Download or read book Encyclopedia of Social Work written by and published by . This book was released on 1965 with total page 2244 pages. Available in PDF, EPUB and Kindle. Book excerpt:
Download or read book Psychological Development of Deaf Children written by Marc Marschark and published by Oxford University Press, USA. This book was released on 1993 with total page 292 pages. Available in PDF, EPUB and Kindle. Book excerpt: This book is the first comprehensive examination of the psychological development of deaf children. Because the majority of young deaf children (especially those with non-signing parents) are reared in language-impoverished environments, their social and cognitive development may differ markedly from hearing children. The author here details those potential differences, giving special attention to how the psychological development of deaf children is affected by their interpersonal communication with parents, peers, and teachers. This careful and balanced consideration of existing evidence and research provides a new psychological perspective on deaf children and deafness while debunking a number of popular notions about the hearing impaired.
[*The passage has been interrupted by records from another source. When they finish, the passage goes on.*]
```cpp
int sts_set_output_rate(sts_engine* e, int32_t rate) {
    if (!e) return set_err(STS_EINVAL, "null engine");
    const int rc = e->eng.set_output_rate(rate);
    return rc == STS_OK ? STS_OK : set_err(rc, e->eng.error());
}
int sts_get_output_rate(const sts_engine* e) {
    if (!e) return set_err(STS_EINVAL, "null engine");
    return e->eng.out_rate;
}
int sts_resample_table(int32_t in_rate, int32_t out_rate, int32_t* P, int32_t* Q, int32_t* taps, float* table, int64_t capacity_floats) {
    ResampleDesign d;
    if (!resample_design(in_rate, out_rate, &d)) return set_err(STS_EINVAL, "rates must be integers in [8000, 48000] with P = out / gcd(in, out) <= 1024");
    const int64_t need = (int64_t)d.P * 2 * d.K;
    if (table && capacity_floats < need) return set_err(STS_EINVAL, "table capacity below P * taps floats");
    if (P) *P = d.P;
    if (Q) *Q = d.Q;
    if (taps) *taps = 2 * d.K;
    if (table) resample_table(d, in_rate, out_rate, table);
    return STS_OK;
}
int sts_set_loudness(sts_engine* e, int mode, float target_lufs, float peak_dbfs) {
    if (!e) return set_err(STS_EINVAL, "null engine");
    const int rc = e->eng.set_loudness(mode, target_lufs, peak_dbfs);
    return rc == STS_OK ? STS_OK : set_err(rc, e->eng.error());
}
int sts_get_loudness_mode(const sts_engine* e, int* mode, float* target_lufs, float* peak_dbfs) {
    if (!e) return set_err(STS_EINVAL, "null engine");
    if (mode) *mode = e->eng.loud_mode;
    if (target_lufs) *target_lufs = e->eng.loud_target;
    if (peak_dbfs) *peak_dbfs = e->eng.loud_peak;
    return STS_OK;
}
int sts_get_loudness(sts_engine* e, sts_loudness* out, int64_t capacity) {
    if (!e) return set_err(STS_EINVAL, "null engine");
    const int64_t n = (int64_t)e->eng.loud_res.size();
    if (!out) return (int)n;
    if (capacity < n) return set_err(STS_EINVAL, "capacity below the last call's utterance count");
    if (n > 0) memcpy(out, e->eng.loud_res.data(), (size_t)n * sizeof(sts_loudness));
    return (int)n;
}
int sts_kweight_coeffs(int32_t rate, double coeffs[10]) {
    if (!coeffs) return set_err(STS_EINVAL, "null argument");
    if (!kweight_coeffs(rate, coeffs)) return set_err(STS_EINVAL, "rate must be an integer in [8000, 48000]");
    return STS_OK;
// ... 452 lines not shown
```

### summertts_amd/csrc/engine.hip

```cpp
#include "run_ctx.hpp"
#include <time.h>
#include "knobs.hpp"
#include "../../include/tts_logger.h"

#include <algorithm>
#include <chrono>
#include <math.h>
#include <stdlib.h>
#include <string.h>
#include <thread>

namespace sts {

Engine::~Engine() {
    if (stream) (void)hipStreamSynchronize(stream);
    free_model(model);
    if (arenaT_.base) (void)hipFree(arenaT_.base);
    if (arenaF_.base) (void)hipFree(arenaF_.base);
    if (pinned_) (void)hipHostFree(pinned_);
    if (pinned_pcm_) (void)hipHostFree(pinned_pcm_);
    if (d_rs_table) (void)hipFree(d_rs_table);
    if (loud_host_) (void)hipHostFree(loud_host_);
    if (lim_host_) (void)hipHostFree(lim_host_);
    if (ovf_host_) (void)hipHostFree(ovf_host_);
// ... 147 lines not shown
    const bool use_bf3 = conv_mode == 0 && conv_math != 1 && o.tile < 0 && conv_bf3_eligible(a) &&
                         (in_mfma_region_ || conv_math == 2 || conv_bf3_blocks(a) >= 384);
    if (use_bf3 && c.transposed && ups_rowph && a.epi == EPI_STORE && !a.ubias && (a.math == 1 ? c.wh2r : c.wb3r)) {
        a.wb3 = a.math == 1 ? c.wh2r : c.wb3r;
        a.bias = c.bias ? c.bias_r : nullptr;
        a.Cout = a.Cout_pad = c.Cout_pad * c.stride;
        a.rowph = c.stride;
    }
    if (a.nsum >= 2 && !(use_bf3 ? conv_bf3_takes_sum(a) : (!can_mfma && conv_cout1_takes(a)))) {
        const float* r[3] = {x, o.sum1, o.sum2};
        sum_scale(o.sum_dst, r, a.nsum, o.sum_n, cur_);
        a.x = o.sum_dst; a.xs1 = a.xs2 = nullptr; a.nsum = 0;
    }
    if (use_bf3) {
        if (in_mfma_region_) { mfma_flops_ += fl; bf16_exec_ += products() * fl; mfma_launches_++; }
        static const int bt = exp_int("STS_BF3_TILE", -1);
        conv_bf3(a, cur_, bt);
    } else if (can_mfma) {
        if (in_mfma_region_) { mfma_flops_ += fl; mfma_exec_ += fl; mfma_launches_++; }
        conv_mfma(a, cur_, o.tile >= 0 ? o.tile : (conv_mode >= 2 ? conv_mode - 2 : -1));
    } else {
        if (a.kslices > 1 && a.kslice_stride > 0)
            (void)hipMemsetAsync(a.y + a.kslice_stride, 0, (size_t)(a.kslices - 1) * (size_t)a.kslice_stride * sizeof(float), cur_);
        conv_generic(a, cur_);
    }
}

int Engine::pick_kslices(const DConv& c, const Lvl& lout) const {
    if (conv_mode != 0 || c.depthwise || c.transposed || c.Cin < 32) return 1;
    const long tiles = (long)((lout.max_len + 31) / 32) * (c.Cout_pad / 32) * lout.nb;
    const long groups = (long)c.k * (c.Cin_pad / 8);
    int s = 1;
    while (s < 8 && tiles * (s * 2) <= 256 && groups / (s * 2) >= 24) s *= 2;
    return s;
}

void Engine::ln(const DLn& l, const float* a, const float* b, const float* res, float* y, const Lvl& lv, int pre_relu, int post_gelu, int nb, long b_stride) {
    LnArgs g;
    memset(&g, 0, sizeof(g));
    g.a = a; g.a_ld = lv.ld; g.b = b; g.b_ld = lv.ld; g.res = res; g.res_ld = lv.ld; g.y = y; g.y_ld = lv.ld;
    g.nb = nb; g.b_stride = b_stride;
    g.gamma = l.g; g.beta = l.b; g.C = l.C; g.pre_relu = pre_relu; g.post_gelu = post_gelu;
    g.seg = lv.seg; g.B = lv.nb; g.max_len = lv.max_len;
    bytes_[cur_stage_] += 4.0 * (double)l.C * (double)lv.total * (2.0 + (b ? 1.0 : 0.0) + (res ? 1.0 : 0.0));
    layer_norm(g, cur_);
}

float* Engine::dds(const DDds& d, float* h, float* t1, float* t2, const Lvl& lv, const DConv* pre, const float* pre_in, const float* pre_res,
                   const SplineTail* tail, bool* tail_done) {
    if (tail_done) *tail_done = false;
    static const bool no_col = exp_flag("STS_NO_COL_LAYER");
    float* cur = h;
    bool pre_pending = pre != nullptr;
    auto run_pre = [&]() {
        if (!pre_pending) return;
        pre_pending = false;
        const float* in = pre_in;
        if (!in) { (void)hipMemsetAsync(t2, 0, (size_t)lv.total * sizeof(float), cur_); in = t2; }
        ConvOpt oa; oa.epi = EPI_RESADD; oa.res = pre_res;
        conv(*pre, in, lv, h, lv, oa);
    };
    for (int i = 0; i < d.n; i++) {
        const DConv& c = d.sep[i];
        const DConv& pw = d.pw[i];
        if (!no_col && conv_mode != 1 && !pw.depthwise && pw.k == 1 && pw.Cin == pw.Cout && pw.Cin == d.n1[i].C && pw.Cin == d.n2[i].C &&
            pw.Cin_pad == pw.Cin) {
            ColLayerArgs g;
            memset(&g, 0, sizeof(g));
            float* nxt = cur == h ? t1 : h;
            g.x = cur; g.x_ld = lv.ld;
            g.dw_w = c.w; g.dw_b = c.bias; g.dw_k = c.k; g.dw_dil = c.dil; g.dw_pad = c.pad; g.dw_ld = c.Cout_pad;
            g.g1 = d.n1[i].g; g.b1 = d.n1[i].b;
            g.wc = pw.wc; g.bias = pw.bias;
            g.g2 = d.n2[i].g; g.b2 = d.n2[i].b; g.post_gelu = 1;
            g.res = cur; g.res_ld = lv.ld; g.y = nxt; g.y_ld = lv.ld; g.C = pw.Cin;
            g.seg = lv.seg; g.B = lv.nb; g.max_len = lv.max_len;
            if (pre_pending && i == 0 && pre->Cin == 1 && pre->k == 1 && pre->Cout == pw.Cin && !pre->depthwise && pre_res) {
                g.x = pre_res; g.res = pre_res; g.xs_w = pre->w; g.xs_b = pre->bias; g.xr = pre_in;
                if (col_layer_eligible(g)) {
                    pre_pending = false;
                    flops_[cur_stage_] += 2.0 * pre->macs_per_out * (double)lv.total;
                } else { g.x = cur; g.res = cur; g.xs_w = g.xs_b = g.xr = nullptr; }
            }
            run_pre();
            if (tail && tail_done && dds_tail && i == d.n - 1 && tail->proj && tail->proj->k == 1 && !tail->proj->depthwise && tail->proj->Cout == 29 &&
                tail->proj->Cout_pad == 32 && tail->proj->Cin == pw.Cin && tail->proj->Cin_pad == pw.Cin && tail->proj->w && tail->proj->bias) {
                ColLayerArgs gt = g;
                gt.tp_w = tail->proj->w; gt.tp_b = tail->proj->bias; gt.tp_fs = tail->filter_sqrt;
                gt.tp_r0 = tail->r0; gt.tp_r1 = tail->r1; gt.tp_o0 = tail->o0; gt.tp_o1 = tail->o1;
                if (col_layer_eligible(gt)) {
                    flops_[cur_stage_] += 2.0 * (c.macs_per_out + pw.macs_per_out + tail->proj->macs_per_out) * (double)lv.total;
                    bytes_[cur_stage_] += 4.0 * ((double)pw.Cin * lv.total + (double)pw.Cin * pw.Cout + (double)pw.Cin * 32 + 4.0 * lv.total);
                    col_layer(gt, cur_);
                    *tail_done = true;
                    return nxt;
                }
            }
            if (col_layer_eligible(g)) {
                flops_[cur_stage_] += 2.0 * (c.macs_per_out + pw.macs_per_out) * (double)lv.total;
                bytes_[cur_stage_] += 4.0 * ((double)pw.Cin * lv.total * 2.0 + (double)pw.Cin * pw.Cout);
                col_layer(g, cur_);
                cur = nxt;
                continue;
            }
        }
        run_pre();
// ... 1032 lines not shown
```

### summertts_amd/csrc/engine.hpp

```cpp
#pragma once
#include <hip/hip_runtime.h>

#include <deque>
#include <map>
#include <unordered_map>
#include <string>
#include <vector>

#include "../../include/summertts_hip.h"
#include "kernels.hpp"
#include "model.hpp"

namespace sts {

struct Arena {
    char* base = nullptr; size_t cap = 0, used = 0; bool measuring = false;
    void* alloc(size_t bytes) {
        size_t a = (used + 255) & ~(size_t)255;
        used = a + bytes;
        if (measuring) return nullptr;
        return base + a;
    }
    template <typename T> T* get(size_t count) { return (T*)alloc(count * sizeof(T)); }
};
// ... 30 lines not shown

struct Tap { std::vector<float> data; int channels = 0; long length = 0; };
constexpr int kNativeRate = 16000;
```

In light of recent findings concerning manual communication, parent-child interactions, and intellectual and academic assessments of hearing-impaired children, the author has forged an integrated understanding of social, language, and cognitive development as they are affected by childhood deafness. Empirical evaluations of deaf children's intellectual and academic abilities are stressed throughout. The Psychological Development of Deaf Children will be of great interest to students, teachers, and researchers studying deafness and how it relates to speech and hearing; developmental, social, and cognitive psychology; social work; and medicine.